Carbon Steel Pipe Surface Roughness

What is carbon steel pipe surface roughness?

The surface roughness of carbon steel pipe refers to the small spacing and the unevenness of small peaks and valleys on the machined surface. The distance (wave pitch) between the two wave crests or two wave troughs is very small (below 1mm), which belongs to the micro-geometric error. The smaller the surface roughness of the carbon steel pipe, the smoother the surface.

The surface roughness of carbon steel pipe is generally formed by the processing method and other factors, such as the friction between the tool and the surface of the part during processing, the plastic deformation of the surface metal when the chips are separated, and the high-frequency vibration in the process system, etc. Due to different processing methods and workpiece materials, the depth, density, shape and texture of marks left on the machined surface are different.

Surface roughness is closely related to the matching properties, wear resistance, fatigue strength, contact stiffness, vibration and noise of mechanical parts, and has an important impact on the service life and reliability of mechanical products. Ra is generally used for marking.

Common range of surface roughness (Ra) of carbon steel pipe:

Hot-rolled seamless pipe:
Surface roughness: 6.3~12.5 μm
Surface features: obvious oxide scale, need pickling or sandblasting

Cold-rolled/cold-drawn pipe:
Surface roughness: 0.8~3.2 μm
Surface features: relatively smooth, may have slight rolling lines

Precision cold-drawn pipe:
Surface roughness: 0.4~1.6 μm
Surface features: close to mirror surface, suitable for high-precision hydraulic system

Welded steel pipe:
Surface roughness: 3.2~6.3 μm
Surface features: slightly rough in the weld area, need grinding

Key factors affecting roughness:

Production process:
Hot-rolled pipe has high roughness due to high-temperature oxide scale, and cold-rolled/cold-drawn pipe obtains a smoother surface through die extrusion.

Die/roller status:
Worn rolls or drawing dies will increase surface ripples (such as "bamboo knots" on cold-drawn pipes).

Subsequent treatment:
Sandblasting/polishing: Ra can be reduced to below 1.6 μm (such as decorative stainless steel composite tubes).
Pickling/phosphating: remove oxide scale and form uniform roughness (Ra 2.5~5 μm).

Measures to improve roughness:

Machining:
Use turning and grinding to control Ra at 0.4~3.2 μm (such as hydraulic cylinder barrel).

Chemical treatment:
Passivation after pickling to form a uniform surface (Ra 2~5 μm).

Coating technology:
Before spraying epoxy resin, sandblasting is required to enhance bonding strength.

The influence of surface roughness on carbon steel parts is mainly manifested in the following aspects:

1. Affect wear resistance. The rougher the surface, the smaller the effective contact area between the mating surfaces, the greater the pressure, the greater the frictional resistance, and the faster the wear.
2. It affects the stability of cooperation. For clearance fit, the rougher the surface is, the easier it is to wear, so that the clearance gradually increases during the working process; for interference fit, due to the flattening of microscopic peaks during assembly, the actual effective interference is reduced. connection strength.
3. Affect fatigue strength. There are large wave valleys on the surface of rough parts, which are sensitive to stress concentration like sharp corner notches and cracks, thus affecting the fatigue strength of the parts.
4. Affect corrosion resistance. The rough surface of the parts easily allows corrosive gases or liquids to penetrate into the inner metal layer through the microscopic valleys on the surface, causing surface corrosion.
5. Affect the sealing. Rough surfaces do not fit tightly, and gas or liquid leaks through the gaps between the contact surfaces.
6. Affect the contact stiffness. Contact stiffness is the ability of the joint surface of a part to resist contact deformation under the action of external force. The stiffness of the machine is largely determined by the contact stiffness between the various parts.

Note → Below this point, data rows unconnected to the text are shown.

# JiuTongBro/vqnerf_release

Hardware: AMD Instinct MI355X
Metric: rays/sec (render) 800x800, 64+64 samples/ray, NeuS SDF 8x256 + colour 4x256 (higher is better)
Workload: dtype f32; 1 GPU; BASELINE configs[1], nerf/hotdog-shaped NeuS render: one whole 800x800 pin-hole view per rank per step (camera at distance 4, fov 0.6911), n_samples=64, n_importance=64, up_sample_steps=4, sdf 8x256; parallelism=views x1 (no data-path collective)

## Files before the change

include/vqnerf_hip.h:

```cpp
#ifndef VQNERF_HIP_H_
#define VQNERF_HIP_H_
#include <stdint.h>
#ifdef __cplusplus
extern "C" {
#endif

int vqn_version(void);
const char* vqn_last_error(void);


int vqn_vq_assign(const float* x, int64_t N, int D, const float* codebook, int K, const float* sel_mask,
                  float* ws, int64_t* idx, float* quant, float* dist, void* stream);

int vqn_vq_assign_variant(int D, int K, int has_sel_mask, int has_dist);

int vqn_vq_ema_stats(const float* x, const int64_t* idx, int64_t N, int D, int K, float* counts, float* dw,
                     float* ws, int64_t ws_bytes, void* stream);
int64_t vqn_vq_ema_stats_ws_bytes(int64_t N, int D, int K);

#define VQN_STE_WS_FLOATS 1024
int vqn_vq_ste_loss(const float* x, const float* quant, int64_t numel, float scale, float* ste, float* loss, float* ws,
                    void* stream);

int vqn_vq_ema_update(const float* counts, const float* dw, const float* codebook, int D, int K, double decay, float eps,
// ... 98 lines not shown
                              const float* pts, const float* dirs, int64_t P, int S, void* scratch,
                              int64_t scratch_bytes, float* out_sdf, float* out_grad, float* out_rgb, void* stream);

int vqn_neus_sdf_points_x3(const int32_t* sdf_desc, const float* wbuf_sdf, const float* rays_o, const float* rays_d,
                           const float* z, const float* pts, int64_t P, int S, float* out_sdf, void* stream);
int vqn_neus_fine_points_x3(const int32_t* sdf_desc, const float* wbuf_sdf, const int32_t* col_desc,
                            const float* wbuf_col, const float* rays_o, const float* rays_d, const float* z,
                            const float* pts, const float* dirs, int64_t P, int S, void* scratch,
                            int64_t scratch_bytes, float* out_sdf, float* out_grad, float* out_rgb, void* stream);

int vqn_neus_train_fwd_x3(const int32_t* sdf_desc, const float* wbuf_sdf, const int32_t* col_desc, const float* wbuf_col,
                          const float* pts, const float* dirs, int64_t P, void* scratch, int64_t scratch_bytes,
                          float* const* tensors, int n_tensors, int e_tiles, int outf_tiles, int extr_tiles, float* out_sdf,
                          float* out_n, float* out_rgb, void* stream);


typedef struct vqn_neus_pack vqn_neus_pack;
int vqn_neus_pack_create(const int32_t* sdf_dims, int sdf_n_lin, int sdf_skip, int multires, float scale, int col_mode,
                         int col_d_hidden, int col_n_layers, int multires_view, int squeeze_out, int f16s, vqn_neus_pack** out);
int vqn_neus_pack_update(vqn_neus_pack* pack, const float* const* sdf_w, const float* const* sdf_b, const float* const* col_w,
                         const float* const* col_b, void* stream);
const int32_t* vqn_neus_pack_sdf_desc(const vqn_neus_pack* pack);
const int32_t* vqn_neus_pack_col_desc(const vqn_neus_pack* pack);
const float* vqn_neus_pack_sdf_wbuf(const vqn_neus_pack* pack);
const float* vqn_neus_pack_col_wbuf(const vqn_neus_pack* pack);
int64_t vqn_neus_pack_sdf_floats(const vqn_neus_pack* pack);
int64_t vqn_neus_pack_col_floats(const vqn_neus_pack* pack);
void vqn_neus_pack_destroy(vqn_neus_pack* pack);

int64_t vqn_neus_sdf_pack_plan(const int32_t* dims, int n_lin, int skip, int multires, float scale, int max_tiles, int with_reverse,
                               int f16s, int32_t* desc_out, int32_t* words_out, int64_t words_cap);
int64_t vqn_neus_col_pack_plan(int d_feature, int mode, int d_hidden, int n_layers, int d_out, int multires_view, int squeeze_out,
                               int feat_tiles, int f16s, int32_t* desc_out, int32_t* words_out, int64_t words_cap);

int vqn_mlp_chain_vq_fwd(const int32_t* desc_a, const float* wbuf_a, const int32_t* desc_b, const float* wbuf_b, const float* in,
                         int64_t N, float* const* outs_a, const int32_t* ld_a, float* const* outs_b, const int32_t* ld_b,
                         const float* cb_frags, int K, float eps, float loss_scale, int64_t* idx, float* ste, float* loss,
                         float* counts, float* ws, void* stream);
#define VQN_VQ_FRAGS_FLOATS(K) (((K) <= 16 ? 1 : ((K) <= 32 ? 2 : 4)) * (16 * 64 * 4 + 16))
int vqn_vq_codebook_frags(const float* codebook, int D, int K, float* frags, void* stream);
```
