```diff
@@ -1223,12 +1248,15 @@
 int64_t usc_spconv_wgrad_ws_bytes_rows(int32_t K, int32_t cin, int32_t cout, int64_t n_rows) {
   const int64_t numel = (int64_t)K * cin * cout;
   const int ctiles = cin / 32, cb = cout / 32;
-  if (cin % 32 == 0 && cout % 32 == 0 && cb > 0) {
+  const int64_t dense_S = (K == 1 && dense_k1_enabled() && dense_wgrad_takes(n_rows, cin, cout)) ? dense_plan(2, n_rows, cin, cout).S : 0;
+  int64_t S;
+  if (cin % 32 == 0 && cout % 32 == 0 && cb > 0 && (!(wgrad_full_nb(cb) == 3 && ctiles % 3 != 0) || ctiles % 4 == 0)) {
     const int NBf = wgrad_full_nb(cb);
-    if (!(NBf == 3 && ctiles % 3 != 0) || ctiles % 4 == 0)
-      return wgrad_full_splits(K, ctiles, cb, wgrad_full_ct(ctiles, NBf), NBf, n_rows) * numel * 4;
-  }
-  return (int64_t)wgrad_splits(K, cin, cout, pick_nb(cout), n_rows) * numel * 4;
+    S = wgrad_full_splits(K, ctiles, cb, wgrad_full_ct(ctiles, NBf), NBf, n_rows);
+  } else {
+    S = wgrad_splits(K, cin, cout, pick_nb(cout), n_rows);
+  }
+  return (S > dense_S ? S : dense_S) * numel * 4;
 }
 
 int64_t usc_spconv_wgrad_table_ws_bytes(int32_t K, int32_t cin, int32_t cout) {
@@ -1266,6 +1294,16 @@
   WgradParams p{};
   p.a = a; p.b = b; p.a_idx = a_idx; p.b_idx = b_idx; p.koff = koff; p.n_rows = n_rows;
   p.partial = (float*)ws; p.cin = cin; p.cout = cout; p.K = K;
+  if (!a_idx && K == 1 && dense_k1_enabled() && dense_wgrad_takes(n_rows, cin, cout)) {
+    const int S = dense_plan(2, n_rows, cin, cout).S;
+    USC_REQUIRE(S == 1 || ws_bytes >= (int64_t)S * numel * 4, "usc_spconv_wgrad: workspace too small");
+    dense_wgrad_launch(a, (int)cin, b, (int)cout, n_rows, S == 1 ? dW : (float*)ws, (int)accumulate, g_wgrad_grid_limit, st);
+    if (S > 1)
+      hipLaunchKernelGGL(wgrad_reduce_kernel, dim3(stream_grid(numel, 256)), dim3(256), 0, st, (const float*)ws, S,
+                         numel, (int)accumulate, dW);
+    USC_CHECK_LAUNCH("usc_spconv_wgrad");
+    return USC_OK;
+  }
   const int ctiles = cin / 32, cb = cout / 32;
   const int NBf = wgrad_full_nb(cb);
   if (cin % 32 == 0 && cout % 32 == 0 && (!(NBf == 3 && ctiles % 3 != 0) || ctiles % 4 == 0)) {
```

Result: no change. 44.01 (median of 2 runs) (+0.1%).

7. Affect the measurement accuracy. The surface roughness of the measured surface of the part and the measuring surface of the measuring tool will directly affect the accuracy of the measurement, especially in the precise measurement.

In addition, surface roughness will have varying degrees of influence on the coating, thermal conductivity and contact resistance of parts, reflectivity and radiation properties, resistance to liquid and gas flow, and current flow on the conductor surface.

Selection suggestions:
High precision requirements (such as medical equipment): select cold-drawn tubes (Ra≤1.6 μm) + electrolytic polishing.
Anti-corrosion coating: select hot-rolled tubes after sandblasting (Ra 4~6 μm).
Economical structural parts: directly use hot-rolled tubes (Ra 6.3~12.5 μm).

Conclusion:
The surface roughness of carbon steel pipe is an important parameter for engineering selection, and it needs to be selected comprehensively based on functional requirements (seal/fluid/coating) and cost. Generally, cold-rolled pipes are better than hot-rolled pipes, but special scenarios (such as coating adhesion) may require a certain degree of roughness.